Aqui:Ivory Coast The Chimpanzee 1,000 Francs African Animal Juniors series Silver coin 1 oz Ultra High Relief Handmade Antique Finish 2014


----------



## malacitanus (16 Nov 2014)

Gracias estaba intentando comprarla en al ceca, vi esa web de USA pero no sabia si hay problemas con adunas


----------



## makokillo (16 Nov 2014)

malacitanus dijo:


> Gracias estaba intentando comprarla en al ceca, vi esa web de USA pero no sabia si hay problemas con adunas



Cuando te registras en la web, te envian el email de confirmacion y ademas de hacerte un descuento del 3% en el primer pedido te dicen que no hay que pagar absolutamente nada en aduanas y en caso de que te cobrasen algo, ellos te harian la devolucion de lo que te cobren bien por paypal o a tu tarjeta de credito..


----------



## asqueado (21 Nov 2014)

*Subastas Internacionales * 

Se celebró el 6 noviembre, Doubletree Hotel, Walt Disney World Resort, USA

Éxito millonario en la Subasta 16 de Daniel Frank Sedwick

La jornada del pasado 6 de noviembre quedará grabada en el devenir de las subastas internacionales por la gran cantidad de moneda española acuñada en cecas americanas que salió a puja de la mano de Daniel Frank Sedwick. Más de 1.100 lotes, en cinco sesiones, mayoritariamente macuquinas de oro y plata, superaron en muchos casos los precios de salida, destacando las piezas de México, Lima, Potosí y Bogotá.


ENLACE:Éxito millonario en la Subasta 16 de Daniel Frank Sedwick | numismaticodigital.com



.


----------



## asqueado (22 Nov 2014)

Hoy navengando por la red, me he encontrado la venta de esta moneda de plata, que es muy rara, yo particularmente no la encuentro ni en el world














ANGOLA 1000 kwanzas 1977 PLATA BU MUY RARO


Angola 1000 Kwanzas 1977 Silver BU Muito Rara | eBay




.


----------



## makokillo (22 Nov 2014)

Qué cosas más raras encuentras asqueado.

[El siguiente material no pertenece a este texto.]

# Nilau1998/SAC-Agent

Measured on AMD Instinct MI355X. Metric: env-steps/sec (whole node), boat_env exp-6, 65 536 envs/GPU at 1/2/4/8 MI355X, higher is better.
Workload: dtype f64

## Files before the change

sac-agent_amd/csrc/sacenv_boat.hip:

```cpp

#include <hip/hip_runtime.h>
#include <stdint.h>

#include "sacenv.h"
#include "sacenv_boat_arena.h"
#include "sacenv_boat_math.h"
#include "sacenv_boat_wind.h"
#include "sacenv_boat_draw.h"
#include "sacenv_toys.h"
#include "sacenv_boat_owner.h"

#pragma clang fp contract(off)

namespace {


__global__ void k_spline_g(SacenvBoatParams p, double* __restrict__ g) {
  if (threadIdx.x != 0 || blockIdx.x != 0) return;
  const int n = p.n_knots;
  double a[kMaxK][kMaxK], r[kMaxK][kMaxK];
  for (int i = 0; i < n; ++i)
    for (int j = 0; j < n; ++j) a[i][j] = r[i][j] = 0.0;
  a[0][0] = 1.0, a[0][1] = -2.0, a[0][2] = 1.0;
  a[n - 1][n - 3] = 1.0, a[n - 1][n - 2] = -2.0, a[n - 1][n - 1] = 1.0;
  for (int j = 1; j < n - 1; ++j) {
    a[j][j - 1] = 1.0, a[j][j] = 4.0, a[j][j + 1] = 1.0;
    r[j][j - 1] = 1.0, r[j][j] = -2.0, r[j][j + 1] = 1.0;
  }
  for (int c = 0; c < n; ++c) {
    int piv = c;
    for (int i = c + 1; i < n; ++i)
      if (fabs(a[i][c]) > fabs(a[piv][c])) piv = i;
    for (int j = 0; j < n; ++j) {
      double t = a[c][j]; a[c][j] = a[piv][j]; a[piv][j] = t;
      t = r[c][j]; r[c][j] = r[piv][j]; r[piv][j] = t;
    }
    const double d = a[c][c];
    for (int j = 0; j < n; ++j) a[c][j] /= d, r[c][j] /= d;
    for (int i = 0; i < n; ++i) {
      if (i == c) continue;
      const double f = a[i][c];
      if (f == 0.0) continue;
      for (int j = 0; j < n; ++j) a[i][j] -= f * a[c][j], r[i][j] -= f * r[c][j];
    }
  }
  for (int i = 0; i < n; ++i)
    for (int j = 0; j < n; ++j) g[i * n + j] = r[i][j];
}

constexpr int kMaskThreads = 1024;

__global__ void __launch_bounds__(kWave) k_seed(SacenvBoatParams p, Arena A, const uint32_t* __restrict__ seeds) {
  const int e = blockIdx.x * kWave + threadIdx.x;
  if (e < A.nwaves()) A.refill_mask()[e] = 0ull;
  if (e >= p.n_envs) return;
  uint32_t x = seeds[e];
  uint32_t* key = A.mt_key() + (int64_t)e * kMtN;
  for (int i = 0; i < kMtN; ++i) {
    key[i] = x;
    x = 1812433253u * (x ^ (x >> 30)) + (uint32_t)(i + 1);
  }
  A.i32(U_MTPOS)[e] = kMtN;
  A.i32(U_CONS)[e] = 0;
  A.i32(U_FILL)[e] = 0;
}
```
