template <int KPL, int MODE>
__global__ void __launch_bounds__(KNN_WARPS * 32)
knn_kernel(const float* __restrict__ x, int N, int pt_stride, const float* __restrict__ centres, int G,
           int k, void* __restrict__ idx_out, int idx_is_i64, float* __restrict__ dist_out) {
  __shared__ float4 tile[KNN_TILE];
  __shared__ uint64_t queue[KNN_WARPS * KNN_CPW][64];

  const int t = threadIdx.x, lane = t & 31, warp = t >> 5;
  const int b = blockIdx.y;
  const int g0 = (blockIdx.x * KNN_WARPS + warp) * KNN_CPW;
  const float* P = x + (size_t)b * N * pt_stride;

  float c0[KNN_CPW], c1[KNN_CPW], c2[KNN_CPW], cn[KNN_CPW];
#pragma unroll
  for (int c = 0; c < KNN_CPW; ++c) {
    const int g = min(g0 + c, G - 1);
    const float* cp = centres + ((size_t)b * G + g) * 3;
    const float cx = cp[0], cy = cp[1], cz = cp[2];
    cn[c] = sq3(cx, cy, cz);
    if (MODE == P3TOK_KNN_APF_SQ) {
      c0[c] = cx; c1[c] = cy; c2[c] = cz;
    } else {
      c0[c] = __fmul_rn(-2.f, cx); c1[c] = __fmul_rn(-2.f, cy); c2[c] = __fmul_rn(-2.f, cz);
    }
  }

  uint64_t L[KNN_CPW][KPL];
  float thr[KNN_CPW];
  float thr_d[KNN_CPW];
  int qn[KNN_CPW];
#pragma unroll
  for (int c = 0; c < KNN_CPW; ++c) {
#pragma unroll
    for (int j = 0; j < KPL; ++j) L[c][j] = KNN_SENTINEL;
    thr[c] = __int_as_float(0x7f800000);
    thr_d[c] = __int_as_float(0x7f800000);
    qn[c] = 0;
  }
  const int kth_lane = (k - 1) & 31, kth_j = (k - 1) >> 5;

  auto merge_queue = [&](int c, uint64_t (&Lc)[KPL], int cnt) {
    uint64_t* q = queue[warp * KNN_CPW + c];
    uint64_t v = (lane < cnt) ? q[lane] : KNN_SENTINEL;
    v = warp_sort_asc(v, lane);
    list_insert_run<KPL>(Lc, v, lane);
    uint64_t kth = 0;
#pragma unroll
    for (int j = 0; j < KPL; ++j)
      if (j == kth_j) kth = shfl_u64(Lc[j], kth_lane);
    const uint32_t ko = (uint32_t)(kth >> 32);
    const float kd = (ko == 0xffffffffu) ? __int_as_float(0x7f800000) : ord2f(ko);
    return kd;
  };

  for (int base = 0; base < N; base += KNN_TILE) {
    __syncthreads();
    const int cnt = min(KNN_TILE, N - base);
    for (int i = t; i < cnt; i += KNN_WARPS * 32) {
      const float* pp = P + (size_t)(base + i) * pt_stride;
      const float px = pp[0], py = pp[1], pz = pp[2];
      tile[i] = make_float4(px, py, pz, sq3(px, py, pz));
    }
    __syncthreads();
    if (g0 >= G) continue;
    for (int i0 = 0; i0 < cnt; i0 += 32) {
      const int i = i0 + lane;
      const bool valid = i < cnt;
      const float4 p = tile[valid ? i : 0];
      float dc[KNN_CPW];
      bool pc[KNN_CPW];
      bool any = false;
#pragma unroll
      for (int c = 0; c < KNN_CPW; ++c) {
        if (MODE == P3TOK_KNN_APF_SQ) {
          const float dot = __fmaf_rn(c2[c], p.z, __fmaf_rn(c1[c], p.y, __fmul_rn(c0[c], p.x)));
          float tt = __fmul_rn(-2.f, dot);
          tt = __fadd_rn(tt, cn[c]);
          dc[c] = __fadd_rn(__fadd_rn(tt, p.w), 0.f);
          pc[c] = valid && (dc[c] < thr[c]);
        } else {
          float tt = __fmul_rn(c0[c], p.x);
          tt = __fmaf_rn(c1[c], p.y, tt);
          tt = __fmaf_rn(c2[c], p.z, tt);
          tt = __fadd_rn(tt, cn[c]);
          tt = __fadd_rn(tt, p.w);
          dc[c] = tt;
          pc[c] = valid && (tt <= thr[c]);
        }
        any = any || pc[c];
      }
      if (!__any_sync(0xffffffffu, any)) continue;
#pragma unroll
      for (int c = 0; c < KNN_CPW; ++c) {
        float d = dc[c];
        bool pass = pc[c];
        uint32_t ball = __ballot_sync(0xffffffffu, pass);
        if (ball == 0) continue;
        if (MODE == P3TOK_KNN_P4P_CDIST) {
          d = __fadd_rn(__fsqrt_rn(fmaxf(d, 0.f)), 0.f);
          pass = pass && (d < thr_d[c]);
          ball = __ballot_sync(0xffffffffu, pass);
          if (ball == 0) continue;
        }
        uint64_t* q = queue[warp * KNN_CPW + c];
        if (pass) {
          const int pos = qn[c] + __popc(ball & ((1u << lane) - 1u));
          q[pos] = ((uint64_t)f2ord(d) << 32) | (uint32_t)(base + i);
        }
        qn[c] += __popc(ball);
        __syncwarp();
        if (qn[c] >= 32) {
          const float kd = merge_queue(c, L[c], 32);
          __syncwarp();
          if (lane + 32 < qn[c]) q[lane] = q[lane + 32];
          qn[c] -= 32;
          __syncwarp();
          if (MODE == P3TOK_KNN_APF_SQ) {
            thr[c] = kd;
          } else {
            thr_d[c] = kd;
            thr[c] = (kd == __int_as_float(0x7f800000)) ? kd
                     : __fmul_ru(__fmul_ru(kd, kd), 1.0000002384185791f);
          }
        }
      }
    }
  }
  if (g0 >= G) return;
#pragma unroll
  for (int c = 0; c < KNN_CPW; ++c) {
    if (qn[c] > 0) (void)merge_queue(c, L[c], qn[c]);
    const int g = g0 + c;
    if (g >= G) continue;
    const size_t o = ((size_t)b * G + g) * k;
#pragma unroll
    for (int j = 0; j < KPL; ++j) {
      const int r = j * 32 + lane;
      if (r < k) {
        const uint32_t id = (uint32_t)L[c][j];
        if (idx_is_i64) reinterpret_cast<int64_t*>(idx_out)[o + r] = (int64_t)id;
        else reinterpret_cast<int32_t*>(idx_out)[o + r] = (int32_t)id;
        if (dist_out) dist_out[o + r] = ord2f((uint32_t)(L[c][j] >> 32));
      }
    }
  }
}

template <int KPL>
static int knn_launch(const float* x, int B, int N, int pt_stride, const float* centres, int G, int k,
                      int mode, void* idx_out, int i64, float* dist_out, cudaStream_t s) {
  dim3 grid((unsigned)((G + KNN_WARPS * KNN_CPW - 1) / (KNN_WARPS * KNN_CPW)), (unsigned)B);
  if (mode == P3TOK_KNN_APF_SQ)
    knn_kernel<KPL, P3TOK_KNN_APF_SQ><<<grid, KNN_WARPS * 32, 0, s>>>(x, N, pt_stride, centres, G, k, idx_out, i64, dist_out);
  else
    knn_kernel<KPL, P3TOK_KNN_P4P_CDIST><<<grid, KNN_WARPS * 32, 0, s>>>(x, N, pt_stride, centres, G, k, idx_out, i64, dist_out);
  P3_LAUNCH_CHECK("knn_kernel");
  return P3TOK_OK;
}


#ifndef KNS_MIN_BLOCKS
#define KNS_MIN_BLOCKS 5
#endif
constexpr int KNS_MAX_N = 8192;
constexpr int KNS_MAX_SEG = 16;
constexpr int KNS_CELLS = 512;

struct KnsLayout {
  int64_t S, seg, nblk_seg;
  int64_t off_pts, off_ids, off_bb, off_lut, off_meta, total;
};
static KnsLayout kns_layout(int64_t B, int64_t N) {
  KnsLayout L;
  L.S = (N + KNS_MAX_N - 1) / KNS_MAX_N;
  L.seg = (N + L.S - 1) / L.S;
  L.nblk_seg = (L.seg + 31) / 32;
  const int64_t nblk = L.S * L.nblk_seg;
  int64_t o = 0;
  L.off_pts = o; o += B * nblk * 32 * 16;
  L.off_ids = o; o += B * nblk * 32 * 4;
  L.off_bb = o; o += B * nblk * 32;
  L.off_lut = o; o += B * L.S * (KNS_CELLS + 1) * 4;
  L.off_meta = o; o += B * L.S * 32;
  L.total = o + 256;
  return L;
}
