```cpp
template <bool PA = false>
__global__ void __launch_bounds__(64, MPC_QUAD_WAVES)
rollout_quad_kernel(const DevCfg c, const WsArg<PA> w, const int *__restrict__ lists,
                    const int *__restrict__ counts, int nG_imm, int nC_imm)
{
    constexpr int NX = 6, RPB = 16;
    extern __shared__ double lds[];
#if MPC_DEV_STAMP == 4
    DevStamp stamp(blockIdx.x);
#endif
    const SlotMap sm(counts, nG_imm, nC_imm);
    const int lane = threadIdx.x, q = lane >> 2, role = lane & 3;
    const int uslot = blockIdx.x * RPB + q;
    const int nslots = sm.nblk * 64;
    const bool is_g = uslot < sm.gpad;
    const int kslot = is_g ? uslot : uslot - sm.gpad;
    const bool active = uslot < nslots && kslot < (is_g ? sm.nG : sm.nC);
    const int *list = counts ? (is_g ? lists : lists + w.Ls) : nullptr;
    const int raw = active ? (list ? list[kslot] : kslot) : -1;
    const int n = c.n, N = c.N, ld = n + 1;
    if (role == 0 && uslot < nslots) w.agent_of[uslot] = raw;
    if (active) {
        const double *__restrict__ row = ((raw & CH2_BIT) ? w.xe2 : w.xe) + (size_t)(raw & AGENT_MASK) * n;
        for (int j0 = role; j0 < n; j0 += 32) {
            double v[8];
#pragma unroll
            for (int t = 0; t < 8; t++) v[t] = j0 + 4 * t < n ? row[j0 + 4 * t] : 0.0;
#pragma unroll
            for (int t = 0; t < 8; t++) if (j0 + 4 * t < n) lds[q * ld + j0 + 4 * t] = v[t];
        }
    }
    __builtin_amdgcn_wave_barrier();
    if (!active) return;
    const int a = raw & AGENT_MASK;
    DevCfg cm_;
    if constexpr (PA) { cm_ = c; agent_cfg(cm_, w.ptab, w.pidx, a); }
    const DevCfg &cm = PA ? cm_ : c;
    const size_t St = (size_t)w.St;
    const double *urow = lds + q * ld;
    double x[NX];
#pragma unroll
    for (int i = 0; i < NX; i++) x[i] = w.x0[(size_t)a * NX + i];
    auto put = [&](int k) {
        w.trajx[(size_t)(k * NX + role) * St + uslot] = role == 0 ? x[0] : role == 1 ? x[1] : role == 2 ? x[2] : x[3];
        if (role < 2) w.trajx[(size_t)(k * NX + 4 + role) * St + uslot] = role == 0 ? x[4] : x[5];
    };
    put(0);
    for (int k = 0; k < N; k++) {
        const double d = urow[2 * k], dl = urow[2 * k + 1];
        if (role == 0) w.useq[(size_t)(2 * k) * St + uslot] = d;
        if (role == 1) w.useq[(size_t)(2 * k + 1) * St + uslot] = dl;
        StageInput<PAC> u;
        prep_input(cm, d, dl, u);
#if MPC_DEV_STAMP == 4
        {
            bool fin = true;
#pragma unroll
            for (int i = 0; i < NX; i++) fin = fin && fabs(x[i]) < 1.0e300;
            const bool inr = fabs(x[2]) < 1.0e5 && fabs(dl) < 1.0e5 && (x[3] != 0.0 || (x[5] * c.lf + x[4] != 0.0 && x[5] * c.lr - x[4] != 0.0));
            if (__ballot(!fin) != 0ull) stamp.nfall++;
            if (__ballot(fin && !inr) != 0ull) stamp.nmid++;
            if (__ballot(!fin) != 0ull && k == 0) stamp.nslow++;
        }
#endif
        stage_forward_quad(cm, u, x, role);
        put(k + 1);
    }
}

template <class Put>
__device__ __forceinline__ void kin_wide_rollout(const DevCfg &c, const double (&x0)[4], double d, double dl, int lane, Put put)
{
    const int N = c.N;
    const bool stage_lane = lane < N;
    StageInput<KIN> u;
    prep_input(c, d, dl, u);
    if (lane == 0) {
#pragma unroll
        for (int i = 0; i < 4; i++) put(0, i, x0[i]);
    }
    double ph = x0[2], v = x0[3];
    constexpr int PASS = 4;
    double cph[PASS] = {0.0, 0.0, 0.0, 0.0}, cv[PASS] = {0.0, 0.0, 0.0, 0.0}, eph = 0.0, ev = 0.0;
    int gen = 0;
    bool anygen = false;
#pragma unroll
    for (int p = 0; p < PASS; p++) {
        const int k1 = N < 16 * (p + 1) ? N : 16 * (p + 1);
        for (int k = 16 * p; k < k1; k++) {
            StageInput<KIN> uk;
            uk.ad = rdlane(u.ad, k); uk.beta = rdlane(u.beta, k); uk.sb_lr = rdlane(u.sb_lr, k);
            const double xs[4] = {0.0, 0.0, ph, v};
            const bool inr = __ballot(!kin4_in_range(c, uk, xs)) == 0ull;
            anygen = anygen || !inr;
#pragma unroll
            for (int j = 0; j < 4; j++) {
                if (lane == ((4 * k + j) & 63)) { cph[p] = ph; cv[p] = v; gen |= inr ? 0 : 1 << p; }
                KinRK kr;
                if (inr) { kin_rk(c, uk, v, kr); kin_next(c, kr, ph, v); }
                else { kin_gen_rk(c, uk, v, kr); kin_gen_next(c, kr, ph, v); }
            }
            if (lane == k) { eph = ph; ev = v; }
        }
    }
    double dx[PASS] = {0.0, 0.0, 0.0, 0.0}, dy[PASS] = {0.0, 0.0, 0.0, 0.0};
#pragma unroll
    for (int p = 0; p < PASS; p++) {
        const int s = 64 * p + lane;
        if (64 * p >= 4 * N) break;
        const int k = (s >> 2) < N ? (s >> 2) : N - 1;
        StageInput<KIN> uk;
        uk.ad = __shfl(u.ad, k); uk.beta = __shfl(u.beta, k); uk.sb_lr = __shfl(u.sb_lr, k);
        const bool g = ((gen >> p) & 1) != 0 && (s >> 2) < N;
        KinRK kr;
        kin_rk(c, uk, cv[p], kr);
        kin_increment(c, uk, cph[p], kr, !g, dx[p], dy[p]);
        if (anygen) {
            double gx, gy;
            kin_gen_rk(c, uk, g ? cv[p] : 0.0, kr);
            kin_gen_increment(c, uk, g ? cph[p] : 0.0, g ? cv[p] : 0.0, kr, gx, gy);
            dx[p] = g ? gx : dx[p]; dy[p] = g ? gy : dy[p];
        }
    }
    double px = x0[0], py = x0[1], epx = 0.0, epy = 0.0;
#pragma unroll
    for (int p = 0; p < PASS; p++) {
        const int k0 = 16 * p, k1 = N < 16 * (p + 1) ? N : 16 * (p + 1);
        for (int k = k0; k < k1; k++) {
#pragma clang fp contract(off)
#pragma unroll
            for (int j = 0; j < 4; j++) {
                px = px + rdlane(dx[p], (4 * k + j) & 63);
                py = py + rdlane(dy[p], (4 * k + j) & 63);
            }
            if (lane == k) { epx = px; epy = py; }
        }
    }
    if (stage_lane) { put(lane + 1, 0, epx); put(lane + 1, 1, epy); put(lane + 1, 2, eph); put(lane + 1, 3, ev); }
}

template <bool PA = false>
__global__ void __launch_bounds__(256)
rollout_wide_kernel(const DevCfg c, const WsArg<PA> w, const int *__restrict__ lists,
                    const int *__restrict__ counts)
{
    const SlotMap sm(counts, 0, 0);
    const int lane = threadIdx.x & 63, wv = threadIdx.x >> 6;
    const int uslot = blockIdx.x * 4 + wv;
    if (uslot >= sm.nblk * 64) return;
// ... 396 lines not shown
```

model_predictive_control_amd/csrc/mpc_solver.hpp:

```cpp
#pragma once
#include "mpc_device.hpp"
#include <float.h>

namespace mpc {

constexpr int REC = 64;
enum {
    R_PSI, R_L, R_GAMMA, R_PHI, R_PSIXH, R_PP, R_GP, R_TAU, R_PSIN, R_LN, R_GAMMAN, R_PSIXHN, R_GPN,
    R_PPN, R_SIGPP, R_EPS, R_HN2, R_HFD, R_GAMMA_TOP, R_DELTA, R_RHO, R_EPS_OLD, R_NE1, R_PS_EPS,
    R_OUT_EPS, R_OUT_DELTA, R_PSI_OUT, R_PSIE,
    R_PHASE, R_K, R_LIDX, R_LFULL, R_NOPROG, R_NJ, R_OUTER, R_FIRST, R_INITRED, R_PENRED,
    R_INNER_TOT, R_INNER_FAIL, R_STATUS, R_NEVALS, R_MAXIT, R_OVERWRITE, R_FALLBACK, R_PS_STATUS,
    R_PS_ITERS, R_OUT_OF_ITER, R_NGRAD, R_LBROWS, R_SPEC, R_SPEC_GAMMA, R_NSPEC, R_NSPEC_USED, R_NCOST,
    R_RUN_MINEPS, R_RUN_EV0, R_MEMO_STATUS, R_MEMO_ITERS, R_MEMO_EVALS, R_MEMO_MINEPS, R_MEMO_EPS,
    R_LA_EVALS, R_LA_HITS, R_USED
};
static_assert(R_USED <= REC, "record too small");
__host__ __device__ constexpr bool rec_is_int(int s)
{
    return (s >= R_PHASE && s <= R_OUT_OF_ITER) || s == R_SPEC || (s >= R_RUN_EV0 && s <= R_MEMO_EVALS);
}
__device__ __forceinline__ double rec_int(int k) { return __hiloint2double(0x43300000, k); }
__device__ __forceinline__ int rec_int_of(double v) { return __double2loint(v); }

enum Phase {
    PH_DONE = 0,
    PH_W_INIT_H = 1, PH_W_INIT_X, PH_W_DL, PH_W_HEUR, PH_W_HESS, PH_W_LS_G, PH_W_LS_C,
    PH_OUTER_BEGIN = 16, PH_TOP, PH_AFTER_DL, PH_LS_INIT, PH_LS_TRIAL, PH_INNER_EXIT
};
enum { ST_UNKNOWN = 0, ST_CONVERGED = 1, ST_MAXTIME = 2, ST_MAXITER = 3, ST_NOTFINITE = 4,
       ST_NOPROGRESS = 5 };
enum { REQ_NONE = 0, REQ_GRAD = 1, REQ_COST = 2, REQ_SPEC = 4,
       REQ_CHAIN = 8 };
constexpr int CH2_BIT = 1 << 30;
constexpr int CHAIN_BIT = 1 << 29;
constexpr int AGENT_MASK = CHAIN_BIT - 1;
constexpr int PH_MASK = 63;
__device__ __forceinline__ int chain_tag(int par) { return 64 * (1 + par); }
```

No la encuentras en el World Coins por que esa moneda no existe.

El Kwanza fue introducido después de la independencia de Angola, sustituyendo a el escudo y se subdivide en 100 lwei.
Las primeras monedas fueron acuñadas en 1977 sin fecha de emisión, a pesar de todo llevan la fecha de la independencia del país, 11 de noviembre de 1975 y la inscripción "RP DE ANGOLA" (es decir, la República Popular de Angola) con valores de 10, 20, 50 lwei, 1, 2, 5 y 10 Kz. En 1978 se acuñaron monedas de 20 kwanzas. La última fecha en que se acuñaron estas monedas fue en 1979, en 1990 cambio el código ISO de las monedas dw AIK a AON.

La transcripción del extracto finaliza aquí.